------ EXTRACTED RECORDS

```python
class DenoiserEngine:
    def __init__(self, cfg: dict, device: torch.device, compute: str = "bf16"):
        L.load()
        if device.type != "cuda":
            raise L.TcdiffError("DenoiserEngine needs a HIP device (cuda:N); there is no CPU fallback")
        self.cfg = dict(cfg)
        self.dev = device
        self.dt = K.dtype_id(compute)
        self.T = K.TORCH_DT[self.dt]
        self.kt = K.k_tile(self.dt)
# ... 8 lines not shown
        self.S, self.dn, self.nf, self.ff = c["seq_len"], c["dn"], c["nfeats"], c["ff"]
        self.Lseq = self.S * self.dn
        self.Lp = K.round_up(self.Lseq, 128)
        self.Lps = K.round_up(self.S, 128)
        self.Lpc = K.round_up(self.S + 2, 128)
        self.w: Dict[str, torch.Tensor] = {}
        self.weights_version = None
        self.plan_B = 0
        self.tables_key = None
        self.film_tab = None
        self._sampler_state = None
        self._side, self._forked = None, False
        self.last_form: Optional[Form] = None
        self.n_cu = torch.cuda.get_device_properties(device).multi_processor_count
        self.skt = (self.Lseq + 31) // 32
        self.act = int(cfg.get("act", L.ACT_GELU))
        self.abs_pos = bool(cfg.get("abs_pos", False))
        self.use_chain = self.dt == L.DT_BF16 and os.environ.get("TCDIFF_CHAIN", "1") != "0" and self.ff == 1024 \
            and self.H == 8 and self.act == L.ACT_GELU and not self.abs_pos
        self.use_full = self.use_chain and os.environ.get("TCDIFF_CHAIN", "2") == "2"
        self.nkt = (self.S + 2 + 31) // 32
        self.fold_in = self.dt == L.DT_BF16 and os.environ.get("TCDIFF_FOLD_IN", "1") != "0"
        self.kin = K.round_up(self.dn * self.nf, 64)
        self.fold_out = self.use_chain and os.environ.get("TCDIFF_FOLD_OUT", "1") != "0"
        self.front = self.use_full and os.environ.get("TCDIFF_FRONT", "1") != "0" and self.S >= 8
        self.fuse_sa = self.use_full and self.dt == L.DT_BF16 and os.environ.get("TCDIFF_FUSE_SA", "1") == "1"
        self.chain_nw = int(os.environ.get("TCDIFF_CHAIN_NW", "8"))
        if self.chain_nw not in (4, 8):
            raise L.TcdiffError("TCDIFF_CHAIN_NW must be 8 or 4")
        self.reset_graphs()

    def reset_graphs(self):
        self.graphs = {}
        self.graph_warm = set()
        self.generation = getattr(self, "generation", 0) + 1

    def sampler_state(self, n_steps: int, rows: int, nfeat: int):
        st = self._sampler_state
        if st is None or st["x"].shape != (rows, nfeat) or st["cap"] < n_steps:
            cap = max(4096, n_steps)
            dev = self.dev
            st = dict(cap=cap,
                      x=torch.zeros(rows, nfeat, device=dev), eps=torch.zeros(rows, nfeat, device=dev),
                      cval=torch.zeros(rows, nfeat, device=dev), qeps=torch.zeros(rows, nfeat, device=dev),
                      cmask=torch.zeros(rows, nfeat, device=dev),
                      traj=torch.zeros(rows, 3, device=dev), counter=torch.zeros(8, device=dev, dtype=torch.int32),
# ... 72 lines not shown
                    parts += [n512(qkv[0:512], n), n512(qkv[512:1024], n), n512(qkv[1024:1536], n)]
                return torch.cat(parts, 1)
            w[p + "chainA"], w[p + "chainB"] = chain_a(8).contiguous(), chain_b(8).contiguous()
            if self.use_full:
                w[p + "chainF"] = torch.cat([chain_a(nw), chain_b(nw)], 1).contiguous()

    def _f32(self, t: torch.Tensor) -> torch.Tensor:
        return t.detach().to(device=self.dev, dtype=torch.float32).contiguous()

    def load_weights(self, sd: Dict[str, torch.Tensor], version=None):
        w, f, p = {}, self._f32, self._pack
        g = lambda k: sd[k].detach()
        self.sd_f32 = lambda k: sd[k].detach().to(self.dev, torch.float32)
        w["in.w"], w["in.b"] = p(g("input_projection.weight"), 192), f(g("input_projection.bias"))
        for i, j in ((0, "f1"), (2, "f2"), (4, "f3")):
            w[j + ".w"] = p(g(f"relative_projection_layer.{i}.weight"))
            w[j + ".b"] = f(g(f"relative_projection_layer.{i}.bias"))
        if self.fold_in:
            W3 = g("relative_projection_layer.0.weight").to(self.dev, torch.float32).reshape(1024, self.dn, 512)
            Win = g("input_projection.weight").to(self.dev, torch.float32)
            bin_ = g("input_projection.bias").to(self.dev, torch.float32)
            w["f1in.w"] = p(torch.einsum("odk,kn->odn", W3, Win).reshape(1024, self.dn * self.nf), self.kin)
            w["f1in.b"] = (torch.einsum("odk,k->o", W3, bin_) + w["f1.b"]).contiguous()
        w["t1.w"], w["t1.b"] = p(g("time_mlp.1.weight")), f(g("time_mlp.1.bias"))
        w["tc.w"], w["tc.b"] = p(g("to_time_cond.0.weight")), f(g("to_time_cond.0.bias"))
        w["tt.w"], w["tt.b"] = p(g("to_time_tokens.0.weight")), f(g("to_time_tokens.0.bias"))
        w["null_embed"] = f(g("null_cond_embed")).reshape(self.S, 512)
        w["null_hidden"] = f(g("null_cond_hidden")).reshape(1, 512)
        w["nc.g"], w["nc.b"] = f(g("norm_cond.weight")), f(g("norm_cond.bias"))
        w["c0.w"], w["c0.b"] = p(g("cond_projection.0.weight")), f(g("cond_projection.0.bias"))
        w["c2.w"], w["c2.b"] = p(g("cond_projection.2.weight")), f(g("cond_projection.2.bias"))
        for i in range(2):
            q = f"cond_encoder.{i}."
            w[f"e{i}.qkv.w"], w[f"e{i}.qkv.b"] = p(g(q + "self_attn.in_proj_weight")), f(g(q + "self_attn.in_proj_bias"))
            w[f"e{i}.o.w"], w[f"e{i}.o.b"] = p(g(q + "self_attn.out_proj.weight")), f(g(q + "self_attn.out_proj.bias"))
            w[f"e{i}.l1.w"], w[f"e{i}.l1.b"] = p(g(q + "linear1.weight")), f(g(q + "linear1.bias"))
            w[f"e{i}.l2.w"], w[f"e{i}.l2.b"] = p(g(q + "linear2.weight")), f(g(q + "linear2.bias"))
            for n in ("norm1", "norm2"):
                w[f"e{i}.{n}.g"], w[f"e{i}.{n}.b"] = f(g(q + n + ".weight")), f(g(q + n + ".bias"))
        w["na.g"], w["na.b"] = f(g("non_attn_cond_projection.0.weight")), f(g("non_attn_cond_projection.0.bias"))
        w["na1.w"], w["na1.b"] = p(g("non_attn_cond_projection.1.weight")), f(g("non_attn_cond_projection.1.bias"))
        w["na3.w"], w["na3.b"] = p(g("non_attn_cond_projection.3.weight")), f(g("non_attn_cond_projection.3.bias"))
        film_w, film_b = [], []
        for l in range(self.NL):
            q = f"seqTransDecoder.stack.{l}."
            sa, ca = q + "self_attn.", q + "multihead_attn."
# ... 228 lines not shown
            with torch.cuda.stream(self._side):
                K.step_prologue(*args, parts=L.PROLOGUE_COND, **extra)
            self._forked = True
            return
        K.step_prologue(*args, **extra)
        if tab is None:
            K.gemm_tile(dt, b["film_in"], w["film.w"], n_rows_seq, nfilm, 512, bias=w["film.b"], mode=L.EPI_STORE_F32,
                        out=b["film"], ldc=nfilm)

    def network(self, x: torch.Tensor, B: int, branches: int, kv_slot0: int, n_shared: int, film_row0: int,
                x_ready: bool = False, form: Optional[Form] = None):
        dt, w, b = self.dt, self.w, self.b
        Lq, S, H, dn, NL = self.Lseq, self.S, self.H, self.dn, self.NL
        Rs, R = B * Lq, branches * B * Lq
        nseq = branches * B
        form = self.last_form = self.form(nseq) if form is None else form
        fld = NL * NL_FILM * 1024
        film0 = b["film"][film_row0:]
        rope = w["rope"]
        if not x_ready:
            K.convert_pad(dt, x, b["xin"], *self._xin_shape(Rs))
        sm = form.small_m
        if self.fold_in:
            K.gemm_tile(dt, b["xin"], w["f1in.w"], B * S, 1024, self.kin, bias=w["f1in.b"], act=L.ACT_RELU, out=b["f1"],
                        ldc=1024, small_m=sm)
        else:
            K.gemm_tile(dt, b["xin"], w["in.w"], Rs, 512, 192, bias=w["in.b"], out=b["xp"], ldc=512, small_m=sm)
            K.gemm_tile(dt, b["xp"], w["f1.w"], B * S, 1024, 512 * dn, bias=w["f1.b"], act=L.ACT_RELU, out=b["f1"],
                        ldc=1024, small_m=sm)
        K.gemm_tile(dt, b["f1"], w["f2.w"], B * S, 1024, 1024, bias=w["f2.b"], act=L.ACT_RELU, out=b["f2"], ldc=1024, small_m=sm)
        if form.frag_front:
            K.gemm_tile(dt, b["f2"], w["f3.w"], B * S, 512 * dn, 1024, bias=w["f3.b"], mode=L.EPI_STORE_F32, out=b["xs"],
                        ldc=512 * dn, small_m=True)
            K.chain(L.CHAIN_FRONT, Rs, Lq, None, w["front"][0], split_part=0, xres=b["xs"], nn_g=w["l0.norm1.g"],
                    nn_b=w["l0.norm1.b"], nn_eps=1e-5, rope=w["rope_cb"], qf_out=b["Qf"], kf_out=b["sKf"][0], vf_out=b["sVf"][0],
                    out_nkt=self.skt, scale_q=0.125, H=H)
        elif self.front:
            K.chain(L.CHAIN_FRONT, B * S, Lq, b["f2"], w["front"], b3=w["f3.b"], nn_g=w["l0.norm1.g"],
                    nn_b=w["l0.norm1.b"], nn_eps=1e-5, rope=w["rope_cb"], xout=b["xs"], q_out=b["Q"], k_out=b["K"],
                    v_out=b["V"], scale_q=0.125, Lp=self.Lp, H=H, dn=dn)
        elif self.abs_pos:
            K.gemm_rowln(dt, b["f2"], w["f3.w"], B * S, 1024, bias=w["f3.b"], xout=b["xs"], Lseq=Lq,
                         flags=L.ROW_BIAS | L.ROW_STORE_X, out_mul=dn, out_add=0, groups=dn)
            K.add_rows(b["xs"], 512, b["pe_x"], 512, b["xs"], 512, Rs, 512)
            K.ln_rot(dt, b["xs"], Rs, w["l0.norm1.g"], w["l0.norm1.b"], 1e-5, h=b["h"], rot=b["rot"], rope=rope, pos_mod=Lq)
        else:
            K.gemm_rowln(dt, b["f2"], w["f3.w"], B * S, 1024, bias=w["f3.b"], xout=b["xs"], Lseq=Lq,
                         flags=L.ROW_BIAS | L.ROW_STORE_X | L.ROW_NEXT_LN | L.ROW_STORE_H | L.ROW_STORE_ROT,
                         nln_g=w["l0.norm1.g"], nln_b=w["l0.norm1.b"], nln_eps=1e-5, hout=b["h"], rout=b["rot"],
                         rope=rope, out_mul=dn, out_add=0, groups=dn)
        Kc0 = b["Kc"][:, kv_slot0:]
        Vc0 = b["Vc"][:, kv_slot0:]
        if self._forked:
# ... 139 lines not shown
```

------------

**ACTION ITEM:** Look through the material above. Copy each line where the word "lines" appears.

**RESPONSE TO THIS TASK:**
# ... 8 lines not shown
# ... 72 lines not shown
# ... 228 lines not shown
# ... 139 lines not shown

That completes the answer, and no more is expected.